■ **Try it**
Give again, word for word, every line below from the one that has "for (int ks = 0; ks < KS; ++ks) putw(hp, (3" through the one that has "std::vector<f16> hpc = pack_nt_ks(dim, dim, dim, [=](int", both included, and no others.

■ **Source information**
------------------------

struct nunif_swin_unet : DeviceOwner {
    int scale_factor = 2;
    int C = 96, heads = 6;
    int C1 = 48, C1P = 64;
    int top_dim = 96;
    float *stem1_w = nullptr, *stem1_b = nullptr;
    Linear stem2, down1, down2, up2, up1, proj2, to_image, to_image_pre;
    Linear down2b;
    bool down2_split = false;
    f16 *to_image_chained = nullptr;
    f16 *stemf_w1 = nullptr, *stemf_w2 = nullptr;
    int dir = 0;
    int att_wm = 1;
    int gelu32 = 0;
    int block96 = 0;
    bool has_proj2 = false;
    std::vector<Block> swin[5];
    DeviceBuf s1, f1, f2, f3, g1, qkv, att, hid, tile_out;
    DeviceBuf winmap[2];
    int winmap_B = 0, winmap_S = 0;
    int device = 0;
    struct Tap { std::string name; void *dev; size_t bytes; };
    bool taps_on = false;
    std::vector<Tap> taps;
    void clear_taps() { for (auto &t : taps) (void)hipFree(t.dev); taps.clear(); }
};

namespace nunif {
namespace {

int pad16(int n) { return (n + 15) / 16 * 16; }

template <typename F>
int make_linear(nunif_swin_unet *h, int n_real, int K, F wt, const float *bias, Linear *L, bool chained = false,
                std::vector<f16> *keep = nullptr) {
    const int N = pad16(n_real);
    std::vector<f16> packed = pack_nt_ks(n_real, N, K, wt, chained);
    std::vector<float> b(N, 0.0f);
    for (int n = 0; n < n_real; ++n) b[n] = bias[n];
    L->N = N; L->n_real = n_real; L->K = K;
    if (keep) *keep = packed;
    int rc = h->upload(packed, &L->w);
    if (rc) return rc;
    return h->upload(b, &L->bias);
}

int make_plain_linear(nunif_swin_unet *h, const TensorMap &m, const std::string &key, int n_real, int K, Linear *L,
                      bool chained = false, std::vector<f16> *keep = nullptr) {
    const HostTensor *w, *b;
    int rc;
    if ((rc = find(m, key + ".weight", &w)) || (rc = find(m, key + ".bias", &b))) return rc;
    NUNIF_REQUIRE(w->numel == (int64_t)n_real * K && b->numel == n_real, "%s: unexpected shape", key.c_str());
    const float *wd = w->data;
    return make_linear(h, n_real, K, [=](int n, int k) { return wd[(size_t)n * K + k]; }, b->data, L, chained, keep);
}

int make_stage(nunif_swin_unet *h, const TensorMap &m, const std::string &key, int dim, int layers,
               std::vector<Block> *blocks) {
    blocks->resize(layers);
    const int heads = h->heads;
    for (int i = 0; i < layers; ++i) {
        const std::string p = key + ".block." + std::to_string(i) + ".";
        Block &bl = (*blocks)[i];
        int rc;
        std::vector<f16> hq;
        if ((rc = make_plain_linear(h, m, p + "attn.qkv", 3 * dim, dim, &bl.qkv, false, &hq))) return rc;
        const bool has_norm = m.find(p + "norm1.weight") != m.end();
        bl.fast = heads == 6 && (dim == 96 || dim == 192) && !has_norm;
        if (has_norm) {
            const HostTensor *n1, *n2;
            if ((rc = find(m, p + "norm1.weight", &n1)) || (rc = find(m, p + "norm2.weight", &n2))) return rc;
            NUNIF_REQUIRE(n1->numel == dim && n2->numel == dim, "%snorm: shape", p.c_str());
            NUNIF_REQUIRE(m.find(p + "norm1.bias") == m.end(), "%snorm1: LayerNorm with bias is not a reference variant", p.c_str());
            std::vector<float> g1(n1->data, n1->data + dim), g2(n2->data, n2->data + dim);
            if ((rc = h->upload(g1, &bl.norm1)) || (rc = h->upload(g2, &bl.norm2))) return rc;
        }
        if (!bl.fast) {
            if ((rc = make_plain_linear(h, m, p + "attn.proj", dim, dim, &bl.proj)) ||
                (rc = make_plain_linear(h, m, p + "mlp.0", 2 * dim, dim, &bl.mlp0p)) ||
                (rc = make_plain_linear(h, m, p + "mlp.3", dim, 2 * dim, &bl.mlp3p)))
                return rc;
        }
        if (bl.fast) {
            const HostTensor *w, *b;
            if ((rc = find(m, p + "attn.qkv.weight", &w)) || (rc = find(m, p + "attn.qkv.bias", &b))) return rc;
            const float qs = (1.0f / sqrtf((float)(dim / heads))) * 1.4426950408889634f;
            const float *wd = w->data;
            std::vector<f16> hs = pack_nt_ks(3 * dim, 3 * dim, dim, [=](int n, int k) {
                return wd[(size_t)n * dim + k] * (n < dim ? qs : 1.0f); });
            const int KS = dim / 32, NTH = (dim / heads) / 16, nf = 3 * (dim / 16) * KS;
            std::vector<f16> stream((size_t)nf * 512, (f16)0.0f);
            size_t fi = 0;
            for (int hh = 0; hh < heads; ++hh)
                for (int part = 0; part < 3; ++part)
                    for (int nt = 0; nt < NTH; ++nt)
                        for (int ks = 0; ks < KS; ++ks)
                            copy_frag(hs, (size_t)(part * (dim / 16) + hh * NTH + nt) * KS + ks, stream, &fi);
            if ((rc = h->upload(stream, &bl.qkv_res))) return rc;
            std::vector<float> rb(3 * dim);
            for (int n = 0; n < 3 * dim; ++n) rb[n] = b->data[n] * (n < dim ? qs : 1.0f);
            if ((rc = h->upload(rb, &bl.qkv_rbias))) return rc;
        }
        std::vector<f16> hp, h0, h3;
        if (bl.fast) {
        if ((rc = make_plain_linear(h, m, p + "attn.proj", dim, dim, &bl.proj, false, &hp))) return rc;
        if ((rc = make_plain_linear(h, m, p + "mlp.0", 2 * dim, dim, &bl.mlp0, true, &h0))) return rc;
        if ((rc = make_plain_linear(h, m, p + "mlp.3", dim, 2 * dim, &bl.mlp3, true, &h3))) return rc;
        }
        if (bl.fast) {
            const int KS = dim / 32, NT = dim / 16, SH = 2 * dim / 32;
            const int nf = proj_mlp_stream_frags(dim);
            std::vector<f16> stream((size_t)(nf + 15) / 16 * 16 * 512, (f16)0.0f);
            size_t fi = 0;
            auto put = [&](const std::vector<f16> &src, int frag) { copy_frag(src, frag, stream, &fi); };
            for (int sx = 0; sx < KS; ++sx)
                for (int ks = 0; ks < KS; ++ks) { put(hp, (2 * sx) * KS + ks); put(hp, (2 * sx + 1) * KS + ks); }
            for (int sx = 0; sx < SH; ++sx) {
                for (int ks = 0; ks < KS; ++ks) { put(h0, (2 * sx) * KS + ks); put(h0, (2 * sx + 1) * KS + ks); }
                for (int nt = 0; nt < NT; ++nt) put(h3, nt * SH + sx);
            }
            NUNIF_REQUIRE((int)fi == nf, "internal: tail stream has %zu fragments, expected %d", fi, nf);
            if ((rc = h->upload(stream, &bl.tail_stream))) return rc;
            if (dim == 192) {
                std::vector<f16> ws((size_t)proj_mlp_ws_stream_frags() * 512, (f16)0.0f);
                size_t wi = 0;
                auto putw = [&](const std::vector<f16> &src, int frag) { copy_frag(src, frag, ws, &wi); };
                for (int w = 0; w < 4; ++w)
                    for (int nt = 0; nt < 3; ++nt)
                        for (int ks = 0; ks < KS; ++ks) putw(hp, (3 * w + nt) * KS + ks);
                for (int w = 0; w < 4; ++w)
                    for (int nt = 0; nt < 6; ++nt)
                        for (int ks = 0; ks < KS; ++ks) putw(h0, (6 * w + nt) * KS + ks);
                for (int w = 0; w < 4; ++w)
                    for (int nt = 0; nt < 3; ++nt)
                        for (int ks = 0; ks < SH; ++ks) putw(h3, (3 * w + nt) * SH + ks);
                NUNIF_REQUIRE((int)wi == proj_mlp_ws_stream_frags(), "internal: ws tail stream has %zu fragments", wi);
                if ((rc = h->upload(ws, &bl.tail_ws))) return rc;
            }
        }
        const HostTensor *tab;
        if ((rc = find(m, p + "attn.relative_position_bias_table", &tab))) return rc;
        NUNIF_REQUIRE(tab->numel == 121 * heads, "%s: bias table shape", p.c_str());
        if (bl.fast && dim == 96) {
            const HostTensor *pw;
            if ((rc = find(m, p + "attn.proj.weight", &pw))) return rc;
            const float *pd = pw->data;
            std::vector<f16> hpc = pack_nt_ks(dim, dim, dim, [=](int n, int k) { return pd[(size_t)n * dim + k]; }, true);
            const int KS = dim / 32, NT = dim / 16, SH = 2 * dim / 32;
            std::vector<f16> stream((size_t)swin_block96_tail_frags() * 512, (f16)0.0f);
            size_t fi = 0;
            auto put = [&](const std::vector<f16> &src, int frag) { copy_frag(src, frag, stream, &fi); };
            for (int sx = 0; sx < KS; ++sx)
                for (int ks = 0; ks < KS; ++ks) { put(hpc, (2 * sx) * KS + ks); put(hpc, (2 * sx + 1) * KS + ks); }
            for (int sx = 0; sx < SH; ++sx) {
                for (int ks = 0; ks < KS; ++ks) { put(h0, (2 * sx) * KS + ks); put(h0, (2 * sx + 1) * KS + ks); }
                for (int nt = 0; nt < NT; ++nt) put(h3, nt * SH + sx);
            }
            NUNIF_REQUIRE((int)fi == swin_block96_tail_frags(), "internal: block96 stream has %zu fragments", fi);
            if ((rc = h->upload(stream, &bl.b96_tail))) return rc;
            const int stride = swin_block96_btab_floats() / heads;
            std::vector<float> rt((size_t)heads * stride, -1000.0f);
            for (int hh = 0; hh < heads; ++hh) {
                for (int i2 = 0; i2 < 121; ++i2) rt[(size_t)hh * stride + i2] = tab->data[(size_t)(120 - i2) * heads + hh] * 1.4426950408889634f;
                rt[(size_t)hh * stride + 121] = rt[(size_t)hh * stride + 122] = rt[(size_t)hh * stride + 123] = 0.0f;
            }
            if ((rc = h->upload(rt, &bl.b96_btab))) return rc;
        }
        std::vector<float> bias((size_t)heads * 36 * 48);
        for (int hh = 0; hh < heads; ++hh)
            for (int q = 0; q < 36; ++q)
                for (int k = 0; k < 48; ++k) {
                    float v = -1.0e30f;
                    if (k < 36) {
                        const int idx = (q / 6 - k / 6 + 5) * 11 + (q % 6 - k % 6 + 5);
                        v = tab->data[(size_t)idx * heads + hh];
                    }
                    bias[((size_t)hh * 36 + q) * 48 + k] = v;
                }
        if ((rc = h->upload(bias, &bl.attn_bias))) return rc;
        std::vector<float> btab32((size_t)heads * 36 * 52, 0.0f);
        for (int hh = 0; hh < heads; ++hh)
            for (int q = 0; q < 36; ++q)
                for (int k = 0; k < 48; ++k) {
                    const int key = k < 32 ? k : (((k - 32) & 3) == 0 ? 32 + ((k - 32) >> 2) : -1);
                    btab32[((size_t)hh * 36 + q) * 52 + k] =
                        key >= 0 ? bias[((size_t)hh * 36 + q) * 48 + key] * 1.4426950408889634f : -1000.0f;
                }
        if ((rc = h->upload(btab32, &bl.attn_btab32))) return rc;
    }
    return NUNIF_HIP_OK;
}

------------------------

■ **Exercise result**
                        for (int ks = 0; ks < KS; ++ks) putw(hp, (3 * w + nt) * KS + ks);
                for (int w = 0; w < 4; ++w)
                    for (int nt = 0; nt < 6; ++nt)
                        for (int ks = 0; ks < KS; ++ks) putw(h0, (6 * w + nt) * KS + ks);
                for (int w = 0; w < 4; ++w)
                    for (int nt = 0; nt < 3; ++nt)
                        for (int ks = 0; ks < SH; ++ks) putw(h3, (3 * w + nt) * SH + ks);
                NUNIF_REQUIRE((int)wi == proj_mlp_ws_stream_frags(), "internal: ws tail stream has %zu fragments", wi);
                if ((rc = h->upload(ws, &bl.tail_ws))) return rc;
            }
        }
        const HostTensor *tab;
        if ((rc = find(m, p + "attn.relative_position_bias_table", &tab))) return rc;
        NUNIF_REQUIRE(tab->numel == 121 * heads, "%s: bias table shape", p.c_str());
        if (bl.fast && dim == 96) {
            const HostTensor *pw;
            if ((rc = find(m, p + "attn.proj.weight", &pw))) return rc;
            const float *pd = pw->data;
            std::vector<f16> hpc = pack_nt_ks(dim, dim, dim, [=](int n, int k) { return pd[(size_t)n * dim + k]; }, true);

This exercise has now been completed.